*Work task*: Search the records for the word "myrk" and report each line that has it.

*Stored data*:
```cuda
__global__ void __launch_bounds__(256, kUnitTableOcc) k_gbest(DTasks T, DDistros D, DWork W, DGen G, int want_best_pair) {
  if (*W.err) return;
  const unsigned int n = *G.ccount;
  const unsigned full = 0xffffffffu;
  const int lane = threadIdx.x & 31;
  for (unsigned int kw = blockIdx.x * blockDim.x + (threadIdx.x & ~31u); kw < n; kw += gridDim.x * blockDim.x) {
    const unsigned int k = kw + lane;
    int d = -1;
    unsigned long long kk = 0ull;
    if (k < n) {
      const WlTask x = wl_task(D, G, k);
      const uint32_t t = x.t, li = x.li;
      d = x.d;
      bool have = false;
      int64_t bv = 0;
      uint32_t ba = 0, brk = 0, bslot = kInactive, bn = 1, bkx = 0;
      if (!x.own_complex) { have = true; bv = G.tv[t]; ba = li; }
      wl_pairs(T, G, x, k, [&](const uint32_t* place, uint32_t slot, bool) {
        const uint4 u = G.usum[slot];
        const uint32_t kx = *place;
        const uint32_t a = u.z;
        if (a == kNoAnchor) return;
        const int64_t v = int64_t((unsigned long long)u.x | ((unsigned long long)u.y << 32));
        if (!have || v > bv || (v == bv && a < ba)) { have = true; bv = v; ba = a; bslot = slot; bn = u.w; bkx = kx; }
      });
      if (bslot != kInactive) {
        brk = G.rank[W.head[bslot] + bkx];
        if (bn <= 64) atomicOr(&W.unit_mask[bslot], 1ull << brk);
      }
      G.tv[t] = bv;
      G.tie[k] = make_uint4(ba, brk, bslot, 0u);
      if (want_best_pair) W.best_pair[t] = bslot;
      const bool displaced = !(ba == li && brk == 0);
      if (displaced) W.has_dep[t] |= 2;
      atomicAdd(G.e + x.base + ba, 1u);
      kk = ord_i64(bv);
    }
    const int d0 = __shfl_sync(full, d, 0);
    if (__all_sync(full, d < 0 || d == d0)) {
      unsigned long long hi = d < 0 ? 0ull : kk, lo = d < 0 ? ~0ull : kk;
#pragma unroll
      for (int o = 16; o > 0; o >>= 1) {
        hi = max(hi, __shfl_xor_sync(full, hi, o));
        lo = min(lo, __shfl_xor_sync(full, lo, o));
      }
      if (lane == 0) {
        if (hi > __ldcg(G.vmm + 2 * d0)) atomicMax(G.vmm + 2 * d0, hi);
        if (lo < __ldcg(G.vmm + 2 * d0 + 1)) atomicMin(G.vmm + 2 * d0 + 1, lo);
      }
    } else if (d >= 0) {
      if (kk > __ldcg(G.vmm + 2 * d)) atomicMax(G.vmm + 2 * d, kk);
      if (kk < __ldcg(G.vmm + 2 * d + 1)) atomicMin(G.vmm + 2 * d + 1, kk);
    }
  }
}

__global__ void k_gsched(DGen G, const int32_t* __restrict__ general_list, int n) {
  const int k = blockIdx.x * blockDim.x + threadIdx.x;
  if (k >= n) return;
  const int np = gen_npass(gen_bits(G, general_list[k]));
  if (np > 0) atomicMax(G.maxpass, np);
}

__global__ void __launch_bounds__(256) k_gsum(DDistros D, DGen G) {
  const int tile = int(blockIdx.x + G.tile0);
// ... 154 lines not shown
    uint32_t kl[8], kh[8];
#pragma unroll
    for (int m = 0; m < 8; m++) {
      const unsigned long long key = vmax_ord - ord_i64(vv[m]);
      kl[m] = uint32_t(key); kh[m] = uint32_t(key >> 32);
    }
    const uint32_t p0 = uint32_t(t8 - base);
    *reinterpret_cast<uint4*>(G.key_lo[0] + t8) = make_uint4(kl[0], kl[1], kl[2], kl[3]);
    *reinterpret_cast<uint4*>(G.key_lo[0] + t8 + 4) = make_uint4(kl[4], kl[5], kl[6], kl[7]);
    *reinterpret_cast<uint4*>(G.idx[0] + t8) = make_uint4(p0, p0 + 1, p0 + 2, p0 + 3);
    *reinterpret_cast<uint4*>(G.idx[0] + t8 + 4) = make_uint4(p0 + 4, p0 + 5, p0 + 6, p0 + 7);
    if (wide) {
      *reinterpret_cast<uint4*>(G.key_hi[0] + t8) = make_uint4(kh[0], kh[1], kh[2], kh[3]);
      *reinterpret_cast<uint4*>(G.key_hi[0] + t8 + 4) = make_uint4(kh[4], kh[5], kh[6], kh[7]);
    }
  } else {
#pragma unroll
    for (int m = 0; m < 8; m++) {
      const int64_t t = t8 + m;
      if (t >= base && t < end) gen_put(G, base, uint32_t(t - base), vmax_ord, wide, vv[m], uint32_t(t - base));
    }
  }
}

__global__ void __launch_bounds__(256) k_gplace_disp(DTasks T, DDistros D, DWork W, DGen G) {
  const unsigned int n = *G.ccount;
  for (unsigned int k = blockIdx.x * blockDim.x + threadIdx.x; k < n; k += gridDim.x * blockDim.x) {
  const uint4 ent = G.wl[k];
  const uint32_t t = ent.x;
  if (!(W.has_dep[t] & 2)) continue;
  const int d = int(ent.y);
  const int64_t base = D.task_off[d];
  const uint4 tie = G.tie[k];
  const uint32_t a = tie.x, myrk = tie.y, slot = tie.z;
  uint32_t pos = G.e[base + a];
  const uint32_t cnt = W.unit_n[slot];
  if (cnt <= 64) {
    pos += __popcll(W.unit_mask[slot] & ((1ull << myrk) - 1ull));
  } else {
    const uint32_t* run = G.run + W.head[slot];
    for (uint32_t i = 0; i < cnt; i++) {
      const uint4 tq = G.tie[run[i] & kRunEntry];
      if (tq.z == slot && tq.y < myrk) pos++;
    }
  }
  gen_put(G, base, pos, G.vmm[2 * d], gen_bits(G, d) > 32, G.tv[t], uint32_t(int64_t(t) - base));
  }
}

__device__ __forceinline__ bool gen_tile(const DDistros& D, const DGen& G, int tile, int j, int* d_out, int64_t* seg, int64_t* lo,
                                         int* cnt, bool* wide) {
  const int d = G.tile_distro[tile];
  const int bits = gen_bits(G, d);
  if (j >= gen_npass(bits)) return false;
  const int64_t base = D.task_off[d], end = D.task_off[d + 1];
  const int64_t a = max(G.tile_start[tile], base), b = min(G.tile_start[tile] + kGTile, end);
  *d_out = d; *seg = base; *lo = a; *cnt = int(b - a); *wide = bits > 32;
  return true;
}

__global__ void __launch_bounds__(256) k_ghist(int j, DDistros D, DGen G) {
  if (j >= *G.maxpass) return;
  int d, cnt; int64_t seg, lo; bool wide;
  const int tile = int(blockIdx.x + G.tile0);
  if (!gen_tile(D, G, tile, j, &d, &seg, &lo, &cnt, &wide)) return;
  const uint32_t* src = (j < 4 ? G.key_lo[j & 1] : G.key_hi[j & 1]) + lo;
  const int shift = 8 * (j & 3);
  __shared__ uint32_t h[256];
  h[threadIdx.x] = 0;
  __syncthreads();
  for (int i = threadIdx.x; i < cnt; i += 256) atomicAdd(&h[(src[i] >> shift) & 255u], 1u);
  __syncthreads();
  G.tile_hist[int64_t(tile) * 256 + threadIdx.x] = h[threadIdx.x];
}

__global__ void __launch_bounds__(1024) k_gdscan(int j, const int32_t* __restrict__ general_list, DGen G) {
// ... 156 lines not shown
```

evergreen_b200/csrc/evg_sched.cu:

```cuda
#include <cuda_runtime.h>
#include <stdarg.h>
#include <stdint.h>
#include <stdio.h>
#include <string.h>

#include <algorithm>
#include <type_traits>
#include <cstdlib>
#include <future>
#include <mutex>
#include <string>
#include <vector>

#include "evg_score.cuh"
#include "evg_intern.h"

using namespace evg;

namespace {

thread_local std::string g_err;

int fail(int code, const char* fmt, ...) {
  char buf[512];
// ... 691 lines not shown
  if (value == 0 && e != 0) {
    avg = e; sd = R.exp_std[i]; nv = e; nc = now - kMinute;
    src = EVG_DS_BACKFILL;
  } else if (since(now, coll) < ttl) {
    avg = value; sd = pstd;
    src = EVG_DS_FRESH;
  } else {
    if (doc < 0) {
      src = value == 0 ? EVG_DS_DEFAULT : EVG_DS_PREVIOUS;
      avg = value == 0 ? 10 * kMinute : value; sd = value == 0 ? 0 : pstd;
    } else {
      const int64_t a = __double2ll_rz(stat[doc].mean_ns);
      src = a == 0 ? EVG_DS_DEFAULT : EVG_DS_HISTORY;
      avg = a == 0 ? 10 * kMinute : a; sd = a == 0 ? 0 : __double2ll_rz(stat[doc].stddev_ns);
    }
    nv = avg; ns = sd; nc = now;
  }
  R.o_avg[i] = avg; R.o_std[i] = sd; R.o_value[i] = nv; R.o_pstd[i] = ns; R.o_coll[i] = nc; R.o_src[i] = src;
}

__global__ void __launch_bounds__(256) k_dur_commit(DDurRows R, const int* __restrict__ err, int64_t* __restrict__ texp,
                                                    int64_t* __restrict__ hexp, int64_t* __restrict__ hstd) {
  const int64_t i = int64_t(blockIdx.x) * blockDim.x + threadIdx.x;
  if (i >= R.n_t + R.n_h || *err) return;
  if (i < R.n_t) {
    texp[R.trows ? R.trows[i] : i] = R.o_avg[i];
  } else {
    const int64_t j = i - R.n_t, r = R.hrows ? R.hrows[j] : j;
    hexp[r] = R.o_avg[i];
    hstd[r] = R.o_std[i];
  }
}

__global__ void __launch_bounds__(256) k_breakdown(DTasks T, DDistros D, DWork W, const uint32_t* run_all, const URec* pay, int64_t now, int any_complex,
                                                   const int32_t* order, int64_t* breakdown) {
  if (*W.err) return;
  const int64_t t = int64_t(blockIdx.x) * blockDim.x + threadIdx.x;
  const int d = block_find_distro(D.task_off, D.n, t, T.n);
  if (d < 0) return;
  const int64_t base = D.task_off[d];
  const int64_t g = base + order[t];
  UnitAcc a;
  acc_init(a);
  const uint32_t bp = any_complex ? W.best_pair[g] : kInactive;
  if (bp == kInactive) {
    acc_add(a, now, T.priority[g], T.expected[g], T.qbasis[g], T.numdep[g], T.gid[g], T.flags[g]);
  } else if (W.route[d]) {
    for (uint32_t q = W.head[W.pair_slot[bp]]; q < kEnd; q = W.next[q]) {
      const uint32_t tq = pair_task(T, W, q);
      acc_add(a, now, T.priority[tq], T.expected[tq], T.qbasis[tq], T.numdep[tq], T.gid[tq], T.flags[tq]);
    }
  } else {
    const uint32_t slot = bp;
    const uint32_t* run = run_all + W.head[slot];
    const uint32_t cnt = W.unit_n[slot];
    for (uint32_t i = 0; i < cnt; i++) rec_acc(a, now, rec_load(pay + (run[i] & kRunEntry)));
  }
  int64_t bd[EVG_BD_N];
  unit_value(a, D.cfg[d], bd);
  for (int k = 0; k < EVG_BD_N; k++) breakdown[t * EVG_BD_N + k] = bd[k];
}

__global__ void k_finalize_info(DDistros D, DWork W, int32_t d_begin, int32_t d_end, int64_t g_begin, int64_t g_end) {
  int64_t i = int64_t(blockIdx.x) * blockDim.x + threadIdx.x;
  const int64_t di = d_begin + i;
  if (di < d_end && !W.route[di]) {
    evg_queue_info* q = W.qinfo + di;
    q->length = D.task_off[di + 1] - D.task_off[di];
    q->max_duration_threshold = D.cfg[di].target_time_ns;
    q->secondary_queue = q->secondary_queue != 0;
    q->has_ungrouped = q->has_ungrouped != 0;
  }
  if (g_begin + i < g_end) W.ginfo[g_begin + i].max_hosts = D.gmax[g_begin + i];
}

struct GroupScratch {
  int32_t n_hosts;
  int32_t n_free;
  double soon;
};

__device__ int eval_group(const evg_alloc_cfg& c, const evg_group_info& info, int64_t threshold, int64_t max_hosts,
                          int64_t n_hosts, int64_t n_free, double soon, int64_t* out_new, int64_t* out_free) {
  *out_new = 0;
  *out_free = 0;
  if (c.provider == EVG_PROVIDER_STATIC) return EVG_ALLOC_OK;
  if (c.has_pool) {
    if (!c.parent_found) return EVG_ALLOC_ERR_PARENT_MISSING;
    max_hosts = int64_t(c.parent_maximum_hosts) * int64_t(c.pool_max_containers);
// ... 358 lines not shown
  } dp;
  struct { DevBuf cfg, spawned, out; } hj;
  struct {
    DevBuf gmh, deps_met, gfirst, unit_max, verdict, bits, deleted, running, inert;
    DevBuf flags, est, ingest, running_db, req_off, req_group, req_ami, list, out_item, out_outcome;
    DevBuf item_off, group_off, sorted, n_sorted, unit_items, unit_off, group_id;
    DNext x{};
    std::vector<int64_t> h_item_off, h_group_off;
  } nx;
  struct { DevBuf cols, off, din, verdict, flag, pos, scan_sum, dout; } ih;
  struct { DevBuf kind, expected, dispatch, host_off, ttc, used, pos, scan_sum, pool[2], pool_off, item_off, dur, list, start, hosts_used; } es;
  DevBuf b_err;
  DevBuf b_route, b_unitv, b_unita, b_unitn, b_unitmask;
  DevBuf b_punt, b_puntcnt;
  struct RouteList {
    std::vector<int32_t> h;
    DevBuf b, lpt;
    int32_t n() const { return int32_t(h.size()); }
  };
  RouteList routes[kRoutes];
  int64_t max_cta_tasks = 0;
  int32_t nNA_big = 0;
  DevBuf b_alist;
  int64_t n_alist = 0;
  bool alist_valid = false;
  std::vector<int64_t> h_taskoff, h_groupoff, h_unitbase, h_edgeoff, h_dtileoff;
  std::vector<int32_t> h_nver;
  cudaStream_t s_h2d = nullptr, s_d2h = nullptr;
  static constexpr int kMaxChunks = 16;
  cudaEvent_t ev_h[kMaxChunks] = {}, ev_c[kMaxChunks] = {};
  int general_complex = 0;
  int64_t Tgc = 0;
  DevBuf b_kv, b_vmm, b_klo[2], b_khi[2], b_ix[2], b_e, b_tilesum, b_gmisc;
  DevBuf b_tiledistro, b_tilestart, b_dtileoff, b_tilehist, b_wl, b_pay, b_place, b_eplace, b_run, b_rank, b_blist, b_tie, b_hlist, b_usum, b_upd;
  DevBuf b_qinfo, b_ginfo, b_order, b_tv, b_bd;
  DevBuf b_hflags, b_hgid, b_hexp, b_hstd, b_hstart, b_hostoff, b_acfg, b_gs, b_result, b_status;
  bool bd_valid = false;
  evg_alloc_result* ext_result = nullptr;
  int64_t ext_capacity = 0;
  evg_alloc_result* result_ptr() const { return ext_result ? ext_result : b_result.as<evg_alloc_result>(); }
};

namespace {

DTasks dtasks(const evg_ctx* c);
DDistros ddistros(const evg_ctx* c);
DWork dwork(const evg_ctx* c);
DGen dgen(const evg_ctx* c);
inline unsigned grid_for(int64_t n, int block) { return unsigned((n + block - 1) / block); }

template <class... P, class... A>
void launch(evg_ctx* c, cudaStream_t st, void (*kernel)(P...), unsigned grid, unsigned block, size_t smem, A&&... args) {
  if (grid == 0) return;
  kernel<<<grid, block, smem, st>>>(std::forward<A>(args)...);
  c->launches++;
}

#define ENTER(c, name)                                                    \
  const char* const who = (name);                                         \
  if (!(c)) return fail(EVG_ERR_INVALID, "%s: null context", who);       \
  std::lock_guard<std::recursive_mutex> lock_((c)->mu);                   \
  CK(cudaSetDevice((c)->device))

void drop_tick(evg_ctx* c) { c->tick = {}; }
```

*Solution to the problem*:
  const uint32_t a = tie.x, myrk = tie.y, slot = tie.z;
    pos += __popcll(W.unit_mask[slot] & ((1ull << myrk) - 1ull));
      if (tq.z == slot && tq.y < myrk) pos++;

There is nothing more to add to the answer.